[THE PROBLEM] Among the entries, find each line that includes the string "reserved" and list it.
(MATERIAL SHOWN begins)
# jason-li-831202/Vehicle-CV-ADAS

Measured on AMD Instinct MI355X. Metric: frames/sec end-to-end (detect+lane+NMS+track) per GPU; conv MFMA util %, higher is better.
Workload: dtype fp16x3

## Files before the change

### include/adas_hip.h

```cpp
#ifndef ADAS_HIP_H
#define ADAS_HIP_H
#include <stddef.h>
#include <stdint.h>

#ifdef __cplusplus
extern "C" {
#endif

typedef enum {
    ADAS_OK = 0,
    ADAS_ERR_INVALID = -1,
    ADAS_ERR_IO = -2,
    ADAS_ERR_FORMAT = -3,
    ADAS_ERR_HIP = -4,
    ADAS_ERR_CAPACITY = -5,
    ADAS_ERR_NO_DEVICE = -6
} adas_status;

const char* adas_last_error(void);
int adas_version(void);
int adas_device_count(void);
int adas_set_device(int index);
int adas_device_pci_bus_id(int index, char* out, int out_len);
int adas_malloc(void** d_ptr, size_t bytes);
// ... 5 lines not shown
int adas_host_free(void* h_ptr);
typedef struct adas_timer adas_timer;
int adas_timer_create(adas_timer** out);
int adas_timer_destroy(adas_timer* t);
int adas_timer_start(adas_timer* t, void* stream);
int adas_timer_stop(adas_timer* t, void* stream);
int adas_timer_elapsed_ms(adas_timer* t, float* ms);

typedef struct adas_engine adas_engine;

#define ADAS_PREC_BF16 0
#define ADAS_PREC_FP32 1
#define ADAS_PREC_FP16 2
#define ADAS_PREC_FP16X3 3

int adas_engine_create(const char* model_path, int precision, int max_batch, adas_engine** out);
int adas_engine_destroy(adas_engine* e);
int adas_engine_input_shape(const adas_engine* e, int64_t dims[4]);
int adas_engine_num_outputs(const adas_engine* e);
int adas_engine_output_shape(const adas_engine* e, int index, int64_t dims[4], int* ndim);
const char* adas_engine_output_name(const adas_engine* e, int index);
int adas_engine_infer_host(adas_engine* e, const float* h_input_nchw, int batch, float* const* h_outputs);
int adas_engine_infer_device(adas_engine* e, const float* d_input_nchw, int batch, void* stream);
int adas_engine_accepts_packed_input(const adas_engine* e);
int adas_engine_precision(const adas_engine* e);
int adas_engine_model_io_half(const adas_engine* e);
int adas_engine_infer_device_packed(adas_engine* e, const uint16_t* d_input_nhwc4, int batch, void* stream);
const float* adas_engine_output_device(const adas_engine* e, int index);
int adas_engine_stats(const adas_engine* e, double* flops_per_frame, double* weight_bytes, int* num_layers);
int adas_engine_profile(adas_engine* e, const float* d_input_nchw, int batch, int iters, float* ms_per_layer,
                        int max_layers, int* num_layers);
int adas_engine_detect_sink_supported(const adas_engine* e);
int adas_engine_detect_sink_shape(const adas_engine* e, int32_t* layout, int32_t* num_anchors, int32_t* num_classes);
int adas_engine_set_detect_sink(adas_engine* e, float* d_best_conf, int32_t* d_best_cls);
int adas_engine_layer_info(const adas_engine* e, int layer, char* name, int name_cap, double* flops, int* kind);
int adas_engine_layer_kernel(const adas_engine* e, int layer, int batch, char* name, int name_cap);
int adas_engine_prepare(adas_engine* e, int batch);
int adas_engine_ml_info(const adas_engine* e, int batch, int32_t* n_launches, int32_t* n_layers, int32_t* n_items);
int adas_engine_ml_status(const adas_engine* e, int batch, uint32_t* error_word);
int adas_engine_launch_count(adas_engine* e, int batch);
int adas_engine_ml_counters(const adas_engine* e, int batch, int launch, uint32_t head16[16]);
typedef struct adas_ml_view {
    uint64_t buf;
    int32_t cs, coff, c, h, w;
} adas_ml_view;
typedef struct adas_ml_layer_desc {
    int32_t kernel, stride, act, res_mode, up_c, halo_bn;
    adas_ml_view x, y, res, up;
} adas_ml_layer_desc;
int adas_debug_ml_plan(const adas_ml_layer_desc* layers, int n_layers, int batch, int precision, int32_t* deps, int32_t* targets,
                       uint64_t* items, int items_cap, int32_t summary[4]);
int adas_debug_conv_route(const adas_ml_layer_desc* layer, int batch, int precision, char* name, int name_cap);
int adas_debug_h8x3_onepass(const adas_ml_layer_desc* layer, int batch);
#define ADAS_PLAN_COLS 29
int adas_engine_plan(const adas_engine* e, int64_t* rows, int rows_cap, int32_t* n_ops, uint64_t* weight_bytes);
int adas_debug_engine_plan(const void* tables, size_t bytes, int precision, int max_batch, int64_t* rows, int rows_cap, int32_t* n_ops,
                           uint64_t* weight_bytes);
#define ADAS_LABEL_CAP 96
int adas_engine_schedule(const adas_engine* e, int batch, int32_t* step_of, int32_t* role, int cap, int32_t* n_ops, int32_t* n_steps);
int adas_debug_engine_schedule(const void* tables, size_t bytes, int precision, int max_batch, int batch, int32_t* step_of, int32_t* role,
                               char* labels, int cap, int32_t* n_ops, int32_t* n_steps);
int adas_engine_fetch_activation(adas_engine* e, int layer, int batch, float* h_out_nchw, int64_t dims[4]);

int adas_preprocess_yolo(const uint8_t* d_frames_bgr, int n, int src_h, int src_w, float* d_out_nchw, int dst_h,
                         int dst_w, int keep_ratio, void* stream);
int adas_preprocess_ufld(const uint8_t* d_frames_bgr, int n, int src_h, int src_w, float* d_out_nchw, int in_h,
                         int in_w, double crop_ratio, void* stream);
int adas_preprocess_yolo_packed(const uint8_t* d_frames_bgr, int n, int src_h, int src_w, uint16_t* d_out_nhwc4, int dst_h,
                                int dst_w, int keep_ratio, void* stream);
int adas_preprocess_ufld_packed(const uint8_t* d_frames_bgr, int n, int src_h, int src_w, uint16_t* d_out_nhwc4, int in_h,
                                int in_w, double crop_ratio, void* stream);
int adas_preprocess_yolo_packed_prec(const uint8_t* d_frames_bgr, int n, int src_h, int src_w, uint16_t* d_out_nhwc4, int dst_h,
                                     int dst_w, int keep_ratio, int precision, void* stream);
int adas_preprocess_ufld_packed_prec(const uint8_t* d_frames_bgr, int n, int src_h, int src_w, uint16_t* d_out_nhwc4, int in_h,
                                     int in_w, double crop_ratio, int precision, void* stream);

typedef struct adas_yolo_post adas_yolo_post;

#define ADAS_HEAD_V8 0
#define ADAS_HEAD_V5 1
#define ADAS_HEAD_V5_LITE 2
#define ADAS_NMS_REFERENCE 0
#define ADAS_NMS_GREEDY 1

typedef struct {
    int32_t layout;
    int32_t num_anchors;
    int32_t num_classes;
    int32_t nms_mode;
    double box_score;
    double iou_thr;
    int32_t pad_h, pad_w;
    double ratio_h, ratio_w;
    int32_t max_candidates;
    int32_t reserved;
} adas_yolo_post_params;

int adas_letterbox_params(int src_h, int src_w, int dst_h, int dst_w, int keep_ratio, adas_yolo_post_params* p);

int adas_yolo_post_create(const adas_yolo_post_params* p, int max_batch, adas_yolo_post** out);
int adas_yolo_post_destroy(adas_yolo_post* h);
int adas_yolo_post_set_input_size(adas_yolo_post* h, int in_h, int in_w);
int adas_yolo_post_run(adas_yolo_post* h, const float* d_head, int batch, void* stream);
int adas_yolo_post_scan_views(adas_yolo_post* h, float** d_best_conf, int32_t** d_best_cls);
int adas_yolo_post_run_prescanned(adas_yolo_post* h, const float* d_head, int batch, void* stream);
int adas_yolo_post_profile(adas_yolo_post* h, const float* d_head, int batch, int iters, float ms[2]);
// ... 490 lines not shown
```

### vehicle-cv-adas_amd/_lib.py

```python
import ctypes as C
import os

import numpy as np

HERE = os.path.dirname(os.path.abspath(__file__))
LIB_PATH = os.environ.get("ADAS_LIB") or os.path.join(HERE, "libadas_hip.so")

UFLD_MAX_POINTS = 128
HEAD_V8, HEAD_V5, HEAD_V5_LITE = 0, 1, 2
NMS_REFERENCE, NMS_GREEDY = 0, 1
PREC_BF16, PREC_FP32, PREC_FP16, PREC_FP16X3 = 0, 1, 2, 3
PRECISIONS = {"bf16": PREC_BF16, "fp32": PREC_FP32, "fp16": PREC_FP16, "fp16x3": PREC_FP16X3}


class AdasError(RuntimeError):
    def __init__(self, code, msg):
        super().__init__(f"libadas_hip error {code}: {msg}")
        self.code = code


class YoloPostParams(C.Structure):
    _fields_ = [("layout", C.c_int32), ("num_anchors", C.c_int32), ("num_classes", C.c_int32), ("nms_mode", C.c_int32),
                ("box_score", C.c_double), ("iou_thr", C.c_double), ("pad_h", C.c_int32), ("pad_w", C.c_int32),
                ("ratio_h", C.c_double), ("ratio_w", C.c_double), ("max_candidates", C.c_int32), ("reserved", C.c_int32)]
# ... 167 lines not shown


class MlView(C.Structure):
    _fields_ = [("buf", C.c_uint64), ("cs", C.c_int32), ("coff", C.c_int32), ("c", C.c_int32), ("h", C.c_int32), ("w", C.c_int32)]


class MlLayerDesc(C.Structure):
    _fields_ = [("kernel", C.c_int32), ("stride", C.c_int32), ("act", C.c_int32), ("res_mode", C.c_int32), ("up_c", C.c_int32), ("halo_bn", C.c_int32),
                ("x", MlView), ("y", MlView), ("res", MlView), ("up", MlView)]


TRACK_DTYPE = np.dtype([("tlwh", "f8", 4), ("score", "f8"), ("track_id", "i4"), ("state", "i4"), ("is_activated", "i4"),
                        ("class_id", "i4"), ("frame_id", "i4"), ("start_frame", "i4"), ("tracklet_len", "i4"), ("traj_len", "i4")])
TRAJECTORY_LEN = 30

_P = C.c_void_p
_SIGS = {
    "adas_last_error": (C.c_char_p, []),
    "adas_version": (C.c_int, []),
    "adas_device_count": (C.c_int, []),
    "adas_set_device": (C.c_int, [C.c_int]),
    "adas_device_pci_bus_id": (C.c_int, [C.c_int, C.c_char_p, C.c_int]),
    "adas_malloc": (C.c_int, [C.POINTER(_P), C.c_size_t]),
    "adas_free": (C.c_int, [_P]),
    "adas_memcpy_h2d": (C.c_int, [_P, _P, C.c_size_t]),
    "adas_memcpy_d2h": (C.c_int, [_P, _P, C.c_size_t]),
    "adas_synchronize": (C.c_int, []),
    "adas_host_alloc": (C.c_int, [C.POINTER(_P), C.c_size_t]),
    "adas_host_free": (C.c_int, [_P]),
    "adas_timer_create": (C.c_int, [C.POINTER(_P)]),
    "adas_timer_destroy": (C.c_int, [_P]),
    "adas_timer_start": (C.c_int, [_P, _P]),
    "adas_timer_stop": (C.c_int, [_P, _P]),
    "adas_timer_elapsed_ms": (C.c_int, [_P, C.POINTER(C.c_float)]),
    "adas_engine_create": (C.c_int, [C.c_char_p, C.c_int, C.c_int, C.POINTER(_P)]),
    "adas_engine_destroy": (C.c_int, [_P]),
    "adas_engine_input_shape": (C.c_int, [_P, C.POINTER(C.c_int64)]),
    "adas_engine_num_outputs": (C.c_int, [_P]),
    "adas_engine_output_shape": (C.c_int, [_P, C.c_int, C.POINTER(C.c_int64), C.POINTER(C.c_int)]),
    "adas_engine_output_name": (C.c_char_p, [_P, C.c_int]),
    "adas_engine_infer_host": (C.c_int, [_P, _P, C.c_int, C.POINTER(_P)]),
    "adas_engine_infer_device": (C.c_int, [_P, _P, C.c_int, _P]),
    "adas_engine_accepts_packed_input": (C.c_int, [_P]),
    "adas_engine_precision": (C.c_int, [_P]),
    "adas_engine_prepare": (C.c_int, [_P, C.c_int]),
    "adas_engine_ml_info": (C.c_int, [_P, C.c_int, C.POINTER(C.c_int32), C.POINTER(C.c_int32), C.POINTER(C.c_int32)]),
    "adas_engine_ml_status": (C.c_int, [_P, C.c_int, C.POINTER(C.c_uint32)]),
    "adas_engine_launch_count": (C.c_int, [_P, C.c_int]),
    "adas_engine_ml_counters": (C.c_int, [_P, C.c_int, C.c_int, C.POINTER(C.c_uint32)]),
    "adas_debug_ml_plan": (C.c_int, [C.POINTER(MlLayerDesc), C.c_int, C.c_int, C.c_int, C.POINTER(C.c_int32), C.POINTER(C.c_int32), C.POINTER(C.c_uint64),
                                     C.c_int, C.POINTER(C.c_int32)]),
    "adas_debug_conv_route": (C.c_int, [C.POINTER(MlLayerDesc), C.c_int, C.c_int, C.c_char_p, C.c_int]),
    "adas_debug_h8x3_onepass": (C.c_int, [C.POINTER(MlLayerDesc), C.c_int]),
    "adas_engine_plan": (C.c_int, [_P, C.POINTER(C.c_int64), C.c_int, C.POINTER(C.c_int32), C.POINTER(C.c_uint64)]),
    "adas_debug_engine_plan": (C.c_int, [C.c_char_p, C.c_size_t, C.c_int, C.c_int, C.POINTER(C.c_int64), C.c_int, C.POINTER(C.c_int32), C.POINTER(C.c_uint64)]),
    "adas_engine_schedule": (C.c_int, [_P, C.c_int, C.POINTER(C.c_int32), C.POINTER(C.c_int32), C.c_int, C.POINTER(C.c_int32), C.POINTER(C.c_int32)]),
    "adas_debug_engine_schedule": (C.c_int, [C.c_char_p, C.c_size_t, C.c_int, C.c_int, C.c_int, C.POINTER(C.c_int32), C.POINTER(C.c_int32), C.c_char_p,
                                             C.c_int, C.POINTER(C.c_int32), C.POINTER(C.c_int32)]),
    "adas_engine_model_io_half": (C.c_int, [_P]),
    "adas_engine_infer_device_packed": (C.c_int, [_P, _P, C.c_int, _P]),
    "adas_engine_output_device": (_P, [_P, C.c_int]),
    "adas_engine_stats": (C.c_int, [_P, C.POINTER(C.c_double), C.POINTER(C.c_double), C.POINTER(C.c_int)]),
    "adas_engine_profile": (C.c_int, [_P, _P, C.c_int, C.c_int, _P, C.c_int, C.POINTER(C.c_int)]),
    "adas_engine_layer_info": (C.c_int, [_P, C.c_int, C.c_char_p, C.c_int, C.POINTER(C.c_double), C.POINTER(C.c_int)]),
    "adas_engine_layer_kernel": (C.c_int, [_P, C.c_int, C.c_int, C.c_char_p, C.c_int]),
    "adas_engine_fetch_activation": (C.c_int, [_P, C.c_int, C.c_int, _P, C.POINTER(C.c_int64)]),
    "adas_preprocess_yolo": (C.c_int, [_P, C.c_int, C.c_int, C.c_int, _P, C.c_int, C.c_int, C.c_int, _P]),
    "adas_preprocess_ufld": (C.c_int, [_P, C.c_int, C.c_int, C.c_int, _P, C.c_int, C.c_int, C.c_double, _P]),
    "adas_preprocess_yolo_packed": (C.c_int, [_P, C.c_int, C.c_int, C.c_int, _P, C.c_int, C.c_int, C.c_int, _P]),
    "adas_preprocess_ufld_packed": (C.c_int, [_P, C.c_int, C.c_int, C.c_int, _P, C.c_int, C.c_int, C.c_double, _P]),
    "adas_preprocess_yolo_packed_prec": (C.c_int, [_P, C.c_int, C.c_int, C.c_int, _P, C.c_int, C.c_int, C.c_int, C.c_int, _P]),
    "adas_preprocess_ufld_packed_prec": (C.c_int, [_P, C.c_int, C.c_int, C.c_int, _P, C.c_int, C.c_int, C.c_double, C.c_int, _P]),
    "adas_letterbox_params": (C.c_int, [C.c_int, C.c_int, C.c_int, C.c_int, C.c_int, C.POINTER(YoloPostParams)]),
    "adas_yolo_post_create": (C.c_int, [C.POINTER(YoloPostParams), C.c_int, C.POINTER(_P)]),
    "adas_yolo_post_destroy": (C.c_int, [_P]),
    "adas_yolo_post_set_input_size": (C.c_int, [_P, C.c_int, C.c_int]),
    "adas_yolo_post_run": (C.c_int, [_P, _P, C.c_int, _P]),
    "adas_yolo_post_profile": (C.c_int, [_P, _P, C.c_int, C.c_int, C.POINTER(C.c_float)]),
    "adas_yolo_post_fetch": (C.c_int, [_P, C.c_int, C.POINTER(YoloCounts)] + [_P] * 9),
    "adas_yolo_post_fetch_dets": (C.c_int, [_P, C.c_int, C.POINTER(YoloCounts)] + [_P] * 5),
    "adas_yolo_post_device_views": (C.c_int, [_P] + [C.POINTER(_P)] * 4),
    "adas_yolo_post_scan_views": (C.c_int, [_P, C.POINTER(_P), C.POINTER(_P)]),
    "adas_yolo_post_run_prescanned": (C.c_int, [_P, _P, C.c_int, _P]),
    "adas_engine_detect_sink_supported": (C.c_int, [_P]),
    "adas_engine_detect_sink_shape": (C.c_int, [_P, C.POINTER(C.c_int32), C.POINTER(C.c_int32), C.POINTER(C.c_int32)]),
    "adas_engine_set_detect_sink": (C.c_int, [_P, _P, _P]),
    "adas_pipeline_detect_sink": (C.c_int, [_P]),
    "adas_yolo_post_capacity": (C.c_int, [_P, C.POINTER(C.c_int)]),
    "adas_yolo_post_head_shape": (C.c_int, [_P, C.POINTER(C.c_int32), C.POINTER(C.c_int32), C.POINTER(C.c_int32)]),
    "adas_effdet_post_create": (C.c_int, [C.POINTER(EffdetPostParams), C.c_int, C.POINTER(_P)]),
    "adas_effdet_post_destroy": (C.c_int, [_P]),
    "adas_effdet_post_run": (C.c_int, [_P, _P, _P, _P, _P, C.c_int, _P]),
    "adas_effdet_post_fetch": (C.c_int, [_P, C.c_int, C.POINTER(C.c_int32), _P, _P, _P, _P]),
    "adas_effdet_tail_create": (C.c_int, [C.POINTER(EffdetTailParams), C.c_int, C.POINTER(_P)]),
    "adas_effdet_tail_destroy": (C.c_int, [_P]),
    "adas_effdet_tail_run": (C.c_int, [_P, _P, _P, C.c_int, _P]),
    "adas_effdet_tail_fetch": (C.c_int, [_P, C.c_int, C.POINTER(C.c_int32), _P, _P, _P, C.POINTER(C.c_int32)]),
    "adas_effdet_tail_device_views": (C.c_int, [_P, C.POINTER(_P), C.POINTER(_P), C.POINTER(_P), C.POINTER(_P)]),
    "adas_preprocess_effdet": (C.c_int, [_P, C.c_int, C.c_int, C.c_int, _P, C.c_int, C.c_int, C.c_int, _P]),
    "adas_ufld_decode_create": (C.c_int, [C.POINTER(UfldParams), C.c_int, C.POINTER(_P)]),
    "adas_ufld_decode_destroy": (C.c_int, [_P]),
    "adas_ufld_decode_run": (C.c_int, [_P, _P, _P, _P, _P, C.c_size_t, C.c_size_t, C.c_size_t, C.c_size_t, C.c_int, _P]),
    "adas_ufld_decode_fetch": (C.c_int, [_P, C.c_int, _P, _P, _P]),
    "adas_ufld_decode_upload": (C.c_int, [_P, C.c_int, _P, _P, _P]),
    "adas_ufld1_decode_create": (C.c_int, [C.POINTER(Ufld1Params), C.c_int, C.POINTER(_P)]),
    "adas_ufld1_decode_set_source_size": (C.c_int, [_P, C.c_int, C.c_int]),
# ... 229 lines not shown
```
(MATERIAL SHOWN ends)
[SOLUTION FOR THIS PROBLEM]
    int32_t reserved;
                ("ratio_h", C.c_double), ("ratio_w", C.c_double), ("max_candidates", C.c_int32), ("reserved", C.c_int32)]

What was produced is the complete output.